By and large, good researchers make good advisors. There is a weak but positive correlation (0.41) between the h-rate and the h1-rate – see Figure 2. However, there are people who are excellent researchers but less good at research supervision. There are also excellent PhD advisors whose own research is nothing special. People are good at neither are excluded from the sample.
Figure 2. The h1-rate as a function of the h-rate; dots are observations; line is the least squares fit.
The flamboyant Harry Johnson stands out. He made important contributions to our understanding of international trade. He also trained a fair number of trade economists who themselves made important contributions. And he taught them how to be good PhD advisors themselves: Johnson’s students tend to have high h-indices as well as high h1-indices. Johnson thus has a high h-, h1- and h2-index; he was an excellent researcher, professor and grand professor.
There are two key problems with the analysis. Restricting attention to trade economists disadvantages those who also work in other fields. We did not control for student quality at the start of the PhD. That is, we did not measure the value added of research advice but rather intrinsic quality plus all education. We can get some idea, however, by looking at the institutions in Table 1. Some teach at top schools and have first pick from PhD candidates. Others do not, but nevertheless succeed in graduating excellent PhDs.
The results here merely illustrate our proposed indicator of excellence in research supervision. More systematic data collection is needed – see http://ideas.repec.org/top/top.person.students.html for another attempt – not only for a more comprehensive assessment but also for a better understanding of what makes a good PhD advisor.

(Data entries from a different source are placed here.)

# kserve/modelmesh

Hardware: AMD Instinct MI355X
Metric: placement decisions/sec at 100k models x 10k pods; p99 decision latency (higher is better)
Workload: dtype i64; 1 GPU; C3: 100000 models x 10000 pods, 8 load-target decision(s) per model per step = 800000 decisions per launch (SURVEY.md §8d synthetic fleet); streams=4, hw_queues=4, distinct_batches=6, issuers=1, library_submission_threads=0, resident_input_bytes=384000000

## Files before the change

modelmesh_amd/csrc/mmplace.hip:

```cpp
#include <hip/hip_runtime.h>
#include <dlfcn.h>
#include <rccl/rccl.h>
#include <rocprim/device/device_radix_sort.hpp>
#include <chrono>
#include <rocprim/device/device_merge_sort.hpp>
#include <rocprim/device/device_scan.hpp>

#include <algorithm>
#include <atomic>
#include <cstdarg>
#include <cstdio>
#include <cstdlib>
#include <cstring>
#include <map>
#include <memory>
#include <mutex>
#include <shared_mutex>
#include <thread>
#include <new>
#include <string>
#include <unordered_map>
#include <vector>

#include "../../include/mmplace.h"
// ... 23 lines not shown

thread_local std::string g_thread_err;

struct DevBuf {
    void *p = nullptr;
    size_t cap = 0;
    hipError_t ensure(size_t bytes)
    {
        if (bytes <= cap) return hipSuccess;
        if (p) (void)hipFree(p);
        p = nullptr;
        cap = 0;
        size_t want = std::max<size_t>(bytes, 256);
        want = (want + 255) & ~size_t(255);
        hipError_t e = hipMalloc(&p, want);
        if (e == hipSuccess) cap = want;
        return e;
    }
    void release()
    {
        if (p) (void)hipFree(p);
        p = nullptr;
        cap = 0;
    }
    template <class T>
    T *as() const { return reinterpret_cast<T *>(p); }
};

struct SnapBufs {
    DevBuf pods, lru, rem, cnt, rpm, orig, pos_of, elig, elig_nors, pref, has_pref, fullw, ge, pc, ph, nz, heads, bslots, bpm, bwin, bsurv, bpcs;
    DevBuf sel, rk;
    DevBuf amul;
    int32_t amul_w = 0;
    DevBuf memo, memo_cand, memo_rk;
    DevBuf lmemo;
    DevBuf ctpos;
    uint64_t types_gen = 0;
    int32_t n_bslots = 0;
    void release()
    {
        for (DevBuf *b : {&pods, &lru, &rem, &cnt, &rpm, &orig, &pos_of, &elig, &elig_nors, &pref, &has_pref, &fullw, &ge, &pc, &ph, &nz, &heads, &bslots, &bpm, &bwin, &bsurv, &bpcs, &ctpos, &sel, &rk, &amul, &memo, &memo_cand, &memo_rk, &lmemo})
            b->release();
    }
};

template <class SnapT>
SnapT snap_columns(const SnapBufs &B, int32_t P, int32_t W, int32_t T, bool any_rs, int64_t min_space)
{
    SnapT S{};
    S.P = P;
    S.W = W;
    S.T = T;
    S.any_rs = any_rs;
    S.min_space = min_space;
    S.lru = B.lru.as<int64_t>();
    S.rem = B.rem.as<int64_t>();
    S.cnt = B.cnt.as<int32_t>();
    S.rpm = B.rpm.as<int32_t>();
    S.orig = B.orig.as<int32_t>();
    S.pos_of = B.pos_of.as<int32_t>();
    S.elig = B.elig.as<uint64_t>();
    S.elig_nors = B.elig_nors.as<uint64_t>();
    S.pref = B.pref.as<uint64_t>();
    S.has_pref = B.has_pref.as<uint8_t>();
    S.fullw = B.fullw.as<uint64_t>();
    return S;
}

struct SnapSide {
    DevBuf d_allowed, d_has_allowed, stats_acc, d_pts, d_prohib, pstats, tstats, rmodels;
    DevBuf mtw;
    uint64_t types_gen = 0;
    bool rmodels_ok = false;
    std::vector<int32_t> pts_of;
// ... 1733 lines not shown
    HIP_TRY(c, B.elig_nors.ensure((size_t)T * Wc * 8));
    HIP_TRY(c, B.pref.ensure((size_t)T * Wc * 8));
    HIP_TRY(c, B.has_pref.ensure(T));
    HIP_TRY(c, B.fullw.ensure((size_t)Wc * 8));
    HIP_TRY(c, B.ge.ensure((size_t)kGeRows * Wc * 8));
    return MMP_OK;
}
int ensure_commit_scratch(mmp_ctx *c, SnapSide &N, int32_t T, int32_t W)
{
    HIP_TRY(c, c->occupancy.ensure((size_t)W * 64 * 4));
    HIP_TRY(c, c->flag.ensure(sizeof(int32_t)));
    HIP_TRY(c, N.stats_acc.ensure(sizeof(StatsAcc)));
    HIP_TRY(c, c->rs_bad.ensure((size_t)W * 64));
    HIP_TRY(c, c->rs_list.ensure(std::max<size_t>(c->replaced_rs.size(), 1) * 4));
    HIP_TRY(c, N.d_allowed.ensure(std::max<size_t>((size_t)T * W, 1) * 8));
    HIP_TRY(c, c->d_prefer.ensure(std::max<size_t>((size_t)T * W, 1) * 8));
    HIP_TRY(c, N.d_has_allowed.ensure(T));
    return MMP_OK;
}
int ensure_snapshot_buffers(mmp_ctx *c, SnapBufs &B, SnapSide &N, const CommitDims &D)
{
    const int32_t T = D.T, W = D.W;
    HIP_TRY(c, B.pods.ensure(std::max<size_t>(D.P, 1) * sizeof(mmp_pod_row)));
    if (const int rc = ensure_columns(c, B, T, W, W)) return rc;
    HIP_TRY(c, B.ctpos.ensure((size_t)(kGeRows + 1) * 4));
    HIP_TRY(c, B.pc.ensure((size_t)2 * T * (W + 1) * 4));
    HIP_TRY(c, B.nz.ensure((size_t)2 * T * (W + 1) * 4));
    HIP_TRY(c, B.ph.ensure((size_t)2 * T * (W + 1) * 8));
    if (D.have_sel) {
        HIP_TRY(c, B.sel.ensure(D.sel_bytes));
        HIP_TRY(c, B.rk.ensure(D.sel_bytes));
    }
    if (D.have_lmemo) HIP_TRY(c, B.lmemo.ensure((size_t)T * kLongLevels * sizeof(LongMemo)));
    HIP_TRY(c, B.memo.ensure((size_t)kWinLds * sizeof(TypeMemo)));
    HIP_TRY(c, B.memo_cand.ensure((size_t)kWinLds * kMemoCand * 4));
    HIP_TRY(c, B.memo_rk.ensure((size_t)kWinLds * kMemoCand * 2));
    HIP_TRY(c, B.heads.ensure(D.wins_bytes));
    HIP_TRY(c, B.bslots.ensure(kBSlots * sizeof(BSlot) + 16));
    HIP_TRY(c, B.bpm.ensure((size_t)kBSlots * W * 64 * 4));
    HIP_TRY(c, B.bwin.ensure(kBSlots * sizeof(BLaunch)));
    HIP_TRY(c, B.bsurv.ensure((size_t)kBSlots * kBClasses * W * 8));
    HIP_TRY(c, B.bpcs.ensure((size_t)kBSlots * kBClasses * (W + 1) * 4));
    HIP_TRY(c, c->rank.ensure(D.padded * 4));
    return ensure_commit_scratch(c, N, T, W);
}

void clear_commit_scratch(mmp_ctx *c, SnapBufs &B, const CommitDims &D, hipStream_t st)
{
    ZeroBatch zb(st);
    zb.add(c->rank.p, D.padded * 4);
    zb.add(c->occupancy.p, D.padded * 4);
    zb.add(c->flag.p, sizeof(int32_t));
    zb.add(B.bslots.p, kBSlots * sizeof(BSlot) + 16);
    zb.launch(st);
    hipLaunchKernelGGL(zero_tails_kernel, dim3(1), dim3(64), 0, st, B.lru.as<int64_t>(), B.rem.as<int64_t>(), B.cnt.as<int32_t>(),
                       B.rpm.as<int32_t>(), B.orig.as<int32_t>(), B.pos_of.as<int32_t>(), D.P, (int32_t)D.padded);
}

struct OrderCheck {
    bool sort_legal;
    int32_t n_present, n_nonfull;
};
OrderCheck check_placement_order(const std::vector<mmp_pod_row> &pods, int64_t min_space, int64_t churn2)
{
    bool versions_differ = false, full_low_lru = false, wide_count = false;
    OrderCheck oc{};
    for (const mmp_pod_row &r : pods) {
// ... 105 lines not shown
    }
    const size_t n_rs = c->replaced_rs.size();
    if (n_rs) HIP_TRY(c, hipMemcpyAsync(c->rs_list.p, c->replaced_rs.data(), n_rs * 4, hipMemcpyHostToDevice, st));
    in.init = StatsAcc{};
    in.init.global_lru = INT64_MAX;
    HIP_TRY(c, hipMemcpyAsync(N.stats_acc.p, &in.init, sizeof in.init, hipMemcpyHostToDevice, st));
    return MMP_OK;
}

int ensure_audit_multipliers(mmp_ctx *c, SnapBufs &B, int32_t W, hipStream_t st)
{
    if (B.amul_w == W) return MMP_OK;
    HIP_TRY(c, B.amul.ensure((size_t)W * 8));
    std::vector<uint64_t> am((size_t)W);
    for (int32_t w = 0; w < W; w++) am[(size_t)w] = audit_mul((uint64_t)w);
    HIP_TRY(c, hipMemcpyAsync(B.amul.p, am.data(), (size_t)W * 8, hipMemcpyHostToDevice, st));
    HIP_TRY(c, hipStreamSynchronize(st));
    B.amul_w = W;
    return MMP_OK;
}

Snap snap_of(const SnapBufs &B, const CommitDims &D)
{
    Snap S = snap_columns<Snap>(B, D.P, D.W, D.T, D.n_rs > 0, D.min_space);
    S.ge = B.ge.as<uint64_t>();
    S.pc = B.pc.as<int32_t>();
    S.nz = B.nz.as<int32_t>();
    S.ph = B.ph.as<uint64_t>();
    S.ctpos = D.P > 0 ? B.ctpos.as<int32_t>() : nullptr;
    S.amul = B.amul.as<uint64_t>();
    S.sel = D.P > 0 && D.have_sel ? B.sel.as<int32_t>() : nullptr;
    S.rk = D.P > 0 && D.have_sel ? B.rk.as<int32_t>() : nullptr;
    S.memo = B.memo.as<TypeMemo>();
    S.memo_cand = B.memo_cand.as<int32_t>();
    S.memo_rk = B.memo_rk.as<int16_t>();
    S.lmemo = D.have_lmemo ? B.lmemo.as<LongMemo>() : nullptr;
    return S;
}

int launch_rank(mmp_ctx *c, const mmp_pod_row *d_pods, int32_t P, int32_t p_lo, int32_t p_hi, bool slice, bool want_sort, bool sort_legal,
                int32_t *d_rank, hipStream_t st)
{
    const int64_t min_space = c->cfg.min_space_units, churn2 = churn2_of(c);
    if (want_sort && sort_legal && P >= kSampleMinPods && c->tune.rank_mode != 3)
        return rank_by_sampling(c, d_pods, P, min_space, churn2, p_lo, p_hi, d_rank, st);
    if (want_sort && sort_legal && P >= 2) {
        HIP_TRY(c, c->rk_rows.ensure((size_t)P * sizeof(RankRow)));
        HIP_TRY(c, c->rk_idx.ensure((size_t)P * sizeof(RankRow)));
        const PlacementRowLess less{churn2};
        size_t tmp_bytes = 0;
        HIP_TRY(c, rocprim::merge_sort(nullptr, tmp_bytes, c->rk_rows.as<RankRow>(), c->rk_idx.as<RankRow>(), (size_t)P, less, st));
        HIP_TRY(c, c->rk_tmp.ensure(std::max<size_t>(tmp_bytes, 16)));
        hipLaunchKernelGGL(rank_rows_kernel, dim3(div_up(P, 256)), dim3(256), 0, st, d_pods, P, min_space, c->rk_rows.as<RankRow>());
        HIP_TRY(c, rocprim::merge_sort(c->rk_tmp.p, tmp_bytes, c->rk_rows.as<RankRow>(), c->rk_idx.as<RankRow>(), (size_t)P, less, st));
        if (slice)
            hipLaunchKernelGGL(rank_from_order_range_kernel, dim3(div_up(P, 256)), dim3(256), 0, st, c->rk_idx.as<RankRow>(), P, p_lo, p_hi, d_rank);
        else
            hipLaunchKernelGGL(rank_from_order_kernel, dim3(div_up(P, 256)), dim3(256), 0, st, c->rk_idx.as<RankRow>(), P, d_rank);
        return MMP_OK;
    }
    const int pb = div_up(p_hi - p_lo, kRankBlock);
    const int slices = std::max(1, std::min(64, 2048 / pb));
    hipLaunchKernelGGL(rank_pods_kernel, dim3(pb, slices), dim3(kRankBlock), 0, st, d_pods, P, min_space, churn2, slices, p_lo, p_hi, d_rank);
    return MMP_OK;
}

// ... 35 lines not shown
    L1.nb_ge = div_up(kGeRows * W, 4);
    L1.nb_stats = std::min(div_up(P, 256), 512);
    L1.nb_pstats = N.n_pts > 0 ? std::min(div_up(P, 256), 64) : 0;
    return L1;
}
inline int32_t *n_bslots_dev(const SnapBufs &B) { return reinterpret_cast<int32_t *>(static_cast<char *>(B.bslots.p) + kBSlots * sizeof(BSlot)); }
CommitL2 make_commit_l2(const mmp_ctx *c, const SnapBufs &B, const SnapSide &N, const Snap &S)
{
    CommitL2 L2{};
    L2.S = S;
    L2.pods = B.pods.as<mmp_pod_row>();
    L2.wins = B.heads.as<TypeWin>();
    L2.slots = B.bslots.as<BSlot>();
    L2.n_slots = n_bslots_dev(B);
    L2.acc = N.stats_acc.as<StatsAcc>();
    L2.pstats = N.pstats.as<StatsAcc>();
    L2.NP = N.n_pts;
    L2.Tw = N.pts_tw;
    L2.prohib = N.d_prohib.as<uint64_t>();
    L2.has_allowed = c->n_types > 0 ? N.d_has_allowed.as<uint8_t>() : nullptr;
    L2.tstats = N.tstats.as<StatsAcc>();
    L2.nb_finish = div_up(std::max(N.n_pts, S.T), 64);
    return L2;
}
void launch_snapshot_tables(mmp_ctx *c, SnapBufs &B, SnapSide &N, const Snap &S, const CommitDims &D, hipStream_t st)
{
    const int32_t T = D.T, W = D.W;
    const CommitL1 L1 = make_commit_l1(c, B, N, D);
    hipLaunchKernelGGL(commit_level1_kernel, dim3(L1.nb_stats + L1.nb_pstats + 1 + L1.nb_masks + L1.nb_ge), dim3(256), 0, st, L1);
    const CommitL2 L2 = make_commit_l2(c, B, N, S);
    hipLaunchKernelGGL(commit_level2_kernel, dim3(4 * T + L2.nb_finish), dim3(64), 0, st, L2);
    hipLaunchKernelGGL(build_sel_memo_kernel, dim3((D.have_sel ? 2 * T * W : 0) + std::min(T, kWinLds) + (S.lmemo ? T : 0)), dim3(64), 0, st, S,
                       D.have_sel ? B.sel.as<int32_t>() : nullptr, D.have_sel ? B.rk.as<int32_t>() : nullptr, B.heads.as<TypeWin>(),
                       B.memo.as<TypeMemo>(), B.memo_cand.as<int32_t>(), B.memo_rk.as<int16_t>(), B.lmemo.as<LongMemo>());
    hipLaunchKernelGGL(prefix_min_rpm_kernel, dim3(kBSlots), dim3(64), 0, st, S, B.bslots.as<BSlot>(), n_bslots_dev(B), B.bpm.as<int32_t>(),
                       (int32_t)(W * 64));
    hipLaunchKernelGGL(build_bsurv_kernel, dim3(kBSlots), dim3(256), 0, st, S, B.bslots.as<BSlot>(), n_bslots_dev(B), B.bpm.as<int32_t>(),
                       (int32_t)(W * 64), B.bwin.as<BLaunch>(), B.bsurv.as<uint64_t>(), B.bpcs.as<int32_t>());
}
int clear_snapshot_tables(mmp_ctx *c, SnapBufs &B, const CommitDims &D, hipStream_t st)
{
    const size_t T = D.T, W = D.W;
    HIP_TRY(c, hipMemsetAsync(B.heads.p, 0, D.wins_bytes, st));
    HIP_TRY(c, hipMemsetAsync(B.memo.p, 0, (size_t)kWinLds * sizeof(TypeMemo), st));
    HIP_TRY(c, hipMemsetAsync(B.pc.p, 0, 2 * T * (W + 1) * 4, st));
    HIP_TRY(c, hipMemsetAsync(B.nz.p, 0, 2 * T * (W + 1) * 4, st));
    HIP_TRY(c, hipMemsetAsync(B.ph.p, 0, 2 * T * (W + 1) * 8, st));
    HIP_TRY(c, hipMemsetAsync(B.elig.p, 0, T * W * 8, st));
    HIP_TRY(c, hipMemsetAsync(B.elig_nors.p, 0, T * W * 8, st));
    HIP_TRY(c, hipMemsetAsync(B.pref.p, 0, T * W * 8, st));
    HIP_TRY(c, hipMemsetAsync(B.fullw.p, 0, W * 8, st));
    HIP_TRY(c, hipMemsetAsync(B.ge.p, 0, kGeRows * W * 8, st));
    return MMP_OK;
}


int stage_partitions(mmp_ctx *c, SnapSide &N, int32_t P, hipStream_t st)
{
    const int32_t T = std::max(c->n_types, 1), Tw = div_up(T, 64);
    N.pts_of.assign(P, -1);
    N.pts_prohib.clear();
    N.n_pts = 0;
    N.pts_tw = Tw;
    if (c->n_types > 0) {
        if (!c->sig_valid || (int32_t)c->sig_of.size() != P) {
            std::map<std::vector<uint64_t>, int32_t> intern;
            std::vector<uint64_t> sig(Tw);
            const int32_t Wf = c->types_w;
            c->sig_of.assign(P, 0);
            c->sig_rows.clear();
            for (int32_t p = 0; p < P; p++) {
                std::fill(sig.begin(), sig.end(), 0);
                for (int32_t t = 0; t < c->n_types; t++)
                    if (c->has_allowed[t] && !((c->allowed[(size_t)t * Wf + (p >> 6)] >> (p & 63)) & 1ull))
                        sig[t >> 6] |= 1ull << (t & 63);
                auto it = intern.find(sig);
                if (it == intern.end()) {
// ... 161 lines not shown
    return MMP_OK;
} MMP_CATCH(c, "mmp_snapshot_commit")

int mmp_delta_commits(mmp_ctx *c, int64_t *n_out)
{
    if (!c || !n_out) return fail(c, MMP_EINVAL, "mmp_delta_commits: null argument");
    std::lock_guard<std::mutex> gb(c->batch_mu);
    *n_out = c->n_delta_commits;
    return MMP_OK;
}

int mmp_get_order(mmp_ctx *c, int32_t *order_out, int32_t *n_out)
try {
    if (!c || !order_out || !n_out) return fail(c, MMP_EINVAL, "mmp_get_order: null argument");
    std::lock_guard<std::mutex> gb(c->batch_mu);
    std::lock_guard<std::shared_mutex> g(c->mu);
    if (!c->committed) return fail(c, MMP_ESTATE, "no committed snapshot");
    if (c->n_shards > 0) return fail(c, MMP_ESTATE, "mmp_get_order: a pod-axis shard holds only its own slice of the order");
    HIP_TRY(c, hipSetDevice(c->cfg.device));
    const int32_t n = c->stats.instance_count;
    if (n) HIP_TRY(c, copy_sync(c, order_out, c->snap.orig, (size_t)n * 4, hipMemcpyDeviceToHost));
    *n_out = n;
    return MMP_OK;
} MMP_CATCH(c, "mmp_get_order")

int mmp_shortlists(mmp_ctx *c, mmp_shortlist_row *rows, int32_t cap_rows, int32_t *n_rows_out)
try {
    if (!c || !n_rows_out || (!rows && cap_rows > 0) || cap_rows < 0) return fail(c, MMP_EINVAL, "mmp_shortlists: bad argument");
    std::lock_guard<std::mutex> gb(c->batch_mu);
    std::lock_guard<std::shared_mutex> g(c->mu);
    if (!c->committed) return fail(c, MMP_ESTATE, "no committed snapshot");
    HIP_TRY(c, hipSetDevice(c->cfg.device));
    const int32_t nt = c->snap.memo ? std::min(c->snap.T, kWinLds) : 0;
    std::vector<TypeMemo> h((size_t)std::max(nt, 1));
    if (nt) HIP_TRY(c, copy_sync(c, h.data(), c->snap.memo, (size_t)nt * sizeof(TypeMemo), hipMemcpyDeviceToHost));
    for (int32_t i = 0; i < 2 * nt && i < cap_rows; i++) {
        const MemoVar &v = h[i >> 1].v[i & 1];
        rows[i] = mmp_shortlist_row{v.valid, v.lo, v.hi, v.ccount};
    }
    *n_rows_out = 2 * nt;
    return MMP_OK;
} MMP_CATCH(c, "mmp_shortlists")
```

Supervising PhD candidates is an important task. Yet, evaluations rarely go beyond the number of PhD completions with a few anecdotes about placements thrown in. The quality of research supervision can be measured, however, and should – at the moment, quantity is rewarded, and the incentive is thus to lower standards. The indicator proposed here should be interpreted with care. It takes time for a PhD candidate to manifest himself as a good researcher, and thus for a professor to manifest herself as a good supervisor. The h1-index is fine for celebrating past achievements. It should be used for current decisions only to the extent that present quality correlates with past glory.